The bronco, Cyclone, does add another interesting sidenote, telling us that he’s heard about the talking animals of the Bean Farm, and is not terribly impressed. After all, other animals, including him, are perfectly well able to talk. But, Cyclone adds, talk is dangerous: it causes constant problems for humans, and will make things even worse for animals. Which, I suppose, explains why the fame of the Bean Farm has not led to more animal conversations throughout the land.
Anyway, pretty much every cliché of every Western you’ve ever seen is pulled out here at one point or another, although Brooks, naturally, can’t help but have fun with it—the tense shoot outs, for instance, involve one water pistol and a gun loaded with blanks. And an owl’s attempt to shoot off a 45 goes poorly for everyone; as Brooks, in yet another quiet note about gun safely, notes that large guns have quite a kick, and can harm people who don’t know how to use them properly. Another scene converts the typical saloon shootout into a considerably less typical department store shootout, though still featuring the counter—and a rather unexpected weapon.

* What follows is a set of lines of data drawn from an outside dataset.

# ColinWine/Multi-modal-Multi-label-Facial-Action-Unit-Detection-with-Transformer

Measured on AMD Instinct MI355X. Metric: clips/sec (fwd+bwd) on synthetic (B,T,d) AV sequences, higher is better.
Workload: dtype bf16; 1 GPU; BASELINE.json configs[1]: avformer transformer stack d=512 L=6 H=8x64 mlp=1024, T_v=196+T_a=128 tokens, B=32/GPU; global_batch=32, seq_len=324, parallelism=dp1, step=zero_grad+fwd+AULoss+bwd+adam, optimizer=FusedAdam, residual_stream=bf16

## Files before the change

include/avformer_hip.h:

```cpp
#ifndef AVFORMER_HIP_H
#define AVFORMER_HIP_H

#include <stddef.h>
#include <stdint.h>

#ifdef __cplusplus
extern "C" {
#endif

#define AVF_F32 0
#define AVF_BF16 1

#define AVF_EPI_NONE 0
#define AVF_EPI_BIAS_RES 1
#define AVF_EPI_BIAS_GELU 2
#define AVF_EPI_DGELU 3

typedef struct avf_layer_cfg {
  int32_t batch;
  int32_t tokens;
  int32_t dim;
  int32_t heads;
  int32_t dim_head;
  int32_t mlp_dim;
// ... 240 lines not shown

size_t avf_layer_saved_bytes(const avf_layer_cfg* cfg);
size_t avf_layer_lowp_bytes(const avf_layer_cfg* cfg);
size_t avf_layer_workspace_bytes(const avf_layer_cfg* cfg);
size_t avf_layer_grad_stream_bytes(const avf_layer_cfg* cfg);
int avf_layer_prepare_weights(const avf_layer_cfg* cfg, const avf_layer_params* p, void* lowp, void* stream);

int avf_layer_adam_step(const avf_layer_cfg* cfg, const avf_layer_params* p, const avf_layer_grads* g,
                        const avf_layer_grads* exp_avg, const avf_layer_grads* exp_avg_sq, void* lowp, float lr,
                        float beta1, float beta2, float eps, float weight_decay, const float* step, void* stream);

int avf_stack_adam_step(const avf_layer_cfg* cfg, int layers, const avf_layer_params* p, const avf_layer_grads* g,
                        const avf_layer_grads* exp_avg, const avf_layer_grads* exp_avg_sq, void* const* lowp, float lr,
                        float beta1, float beta2, float eps, float weight_decay, const float* step, void* stream);

int avf_adam_step_tensors(int count, float* const* p, const float* const* g, float* const* exp_avg,
                          float* const* exp_avg_sq, const int64_t* numel, float lr, float beta1, float beta2, float eps,
                          float weight_decay, const float* step, void* stream);

int avf_adam_batch_begin(void);
int avf_adam_batch_end(void);
int avf_adam_batch_abort(void);
int avf_selftest_adam_table(void* stream);

size_t avf_grad_control_workspace_bytes(int count, const int64_t* numel);
int avf_grad_control(int count, const float* const* g, const int64_t* numel, float max_norm, int n_warmup_steps,
                     const float* step, float* ctl, void* ws, void* stream);

int avf_adam_batch_control(const float* ctl);

int avf_layer_fwd(const avf_layer_cfg* cfg, const avf_layer_params* p, const void* lowp, const void* x_in,
                  void* x_out, void* saved, void* workspace, void* stream);

int avf_layer_fwd_embed_ok(const avf_layer_cfg* cfg);
int avf_layernorm_fwd_embed(const float* clip, const float* audio, const float* pos, int batch, int t_video, int t_audio,
                            void* x0_bf16, const float* gamma, const float* beta, void* y_bf16, float* mean, float* rstd, int dim,
                            float eps, void* stream);
int avf_layernorm_bwd_pos_ok(int batch, int tokens, int dim);
size_t avf_layernorm_bwd_pos_workspace_bytes(int batch, int tokens, int dim);
int avf_layernorm_bwd_pos(const void* dy_bf16, const void* x_bf16, const float* gamma, const float* mean, const float* rstd,
                          const void* dres_bf16, float* d_pos, float* dgamma, float* dbeta, void* workspace, int batch, int tokens,
                          int dim, void* stream);
int avf_layer_fwd_embed(const avf_layer_cfg* cfg, const avf_layer_params* p, const void* lowp, const float* clip,
                        const float* audio, const float* pos, int t_video, void* x0, void* x_out, void* saved, void* workspace,
                        void* stream);
int avf_layer_bwd_pos_ok(const avf_layer_cfg* cfg);
int avf_layer_bwd_pos(const avf_layer_cfg* cfg, const avf_layer_params* p, const void* lowp, const void* x_in,
                      const void* saved, const float* dx_out, const void* dx_out_lo, const float* dx_out_colsum, float* d_pos,
                      const avf_layer_grads* g, void* workspace, void* stream);
int avf_layer_bwd_dx_pos(const avf_layer_cfg* cfg, const avf_layer_params* p, const void* lowp, const void* x_in,
                         const void* saved, const float* dx_out, const void* dx_out_lo, const float* dx_out_colsum, float* d_pos,
                         const avf_layer_grads* g, void* workspace, void* dw_block, void* dw_desc, void* stream);

int avf_layer_bwd(const avf_layer_cfg* cfg, const avf_layer_params* p, const void* lowp, const void* x_in,
                  const void* saved, const float* dx_out, const void* dx_out_lo, const float* dx_out_colsum,
                  float* dx_in, void* dx_in_lo, float* dx_in_colsum, const avf_layer_grads* g, void* workspace,
                  void* stream);

int avf_layer_dw_defer_ok(const avf_layer_cfg* cfg, int* tiles_per_layer, int* slots);
int avf_layers_dw_max(void);
size_t avf_layer_dw_block_bytes(const avf_layer_cfg* cfg);
size_t avf_layer_dw_desc_bytes(void);
int avf_layer_bwd_dx(const avf_layer_cfg* cfg, const avf_layer_params* p, const void* lowp, const void* x_in,
                     const void* saved, const float* dx_out, const void* dx_out_lo, const float* dx_out_colsum,
                     float* dx_in, void* dx_in_lo, float* dx_in_colsum, const avf_layer_grads* g, void* workspace,
                     void* dw_block, void* dw_desc, void* stream);
size_t avf_layers_dw_workspace_bytes(const avf_layer_cfg* cfgs, int n_layers);
int avf_layers_dw(const avf_layer_cfg* cfgs, int n_layers, const void* const* descs, void* workspace, size_t workspace_bytes,
                  void* stream);

int avf_conv_pack_weight(const float* w, const float* gamma, const float* beta, const float* running_mean,
                         const float* running_var, double eps, void* w_packed, float* scale, float* shift, int Cout, int Cin,
                         int k, void* stream);
int avf_conv2d_nhwc(const void* x, int x_dtype, const void* w_packed, const float* scale, const float* shift,
                    const void* residual, int res_dtype, int relu, int k, int stride, void* out, int out_dtype, int N, int H,
                    int W, int Cin, int Cout, void* stream);
int avf_conv_plan(int N, int H, int W, int Cin, int Cout, int k, int stride, int* tile, int* tile_m, int* tile_n);
int avf_avgpool_nhwc(const void* x, int x_dtype, float* out, int64_t N, int HW, int C, void* stream);

int avf_dropout_factors(uint32_t seed_lo, uint32_t seed_hi, int layer_index, int site, float p, int64_t rows, int cols,
                        float* out, void* stream);

int avf_set_f32_arith(int mode);
int avf_get_f32_arith(void);

int avf_hip_error_reset(void* stream);

int avf_crash_line_arm(const char* line, int fd);
int avf_crash_line_disarm(void);

int avf_timing_enable(int on);
int avf_timing_read(int cls, double* total_ms, int64_t* launches, double* flops, double* bytes);

int avf_selftest_mfma_bf16(const void* a_bf16_16x32, const void* b_bf16_32x16, float* c_16x16, void* stream);
int avf_selftest_mfma_f32(const float* a_16x4, const float* b_4x16, float* c_16x16, void* stream);
int avf_selftest_tr16(const void* tile_bf16_32x16, void* out_bf16_64x8, void* stream);

#ifdef __cplusplus
}
#endif
#endif
```

multi-modal-multi-label-facial-action-unit-detection-with-transformer_amd/_build.py:

```python
from __future__ import annotations

import concurrent.futures
import os
import shutil
import subprocess
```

And, oh yes, when he’s not imitating John Wayne, Freddy pulls out a guitar and sings cowboy songs. I do have to say, though, that Freddy’s cowboy songs are among the best parodies of the series so far. Freddy even plays the guitar, just like a Real Hollywood Cowboy, and if you pay close attention, you can match most of the songs to various Real Hollywood Cowboy Tunes.
In a neat plot twist, a sideplot involving the aftereffects of a practical joke and several Horrible Rabbits actually helps save the day at the end. Mrs. Wiggins is her usual wonderful self, and the dialogue is, as always, bubbly and amusing, as are the various images (including poor Mrs. Wiggins having to try to stuff herself into the back of a car to go to Freddy’s rescue.) We get another stop at the jail, this time with cake, and a concern that an about to be released prisoner has been so rehabilitated that the sheriff might not ever see him again, sniffle. More cake helps.
But for all this, Freddy the Cowboy seems somehow, I don’t know, empty. Maybe it’s that I’ve never been that into Westerns. But I think it’s more that this book has a decided filler feel to it, a decided feel of being written for expectations, rather than for the author’s amusement—or to address a troubling issue.
Mari Ness is more of a Gary Cooper fan anyway. She lives in central Florida.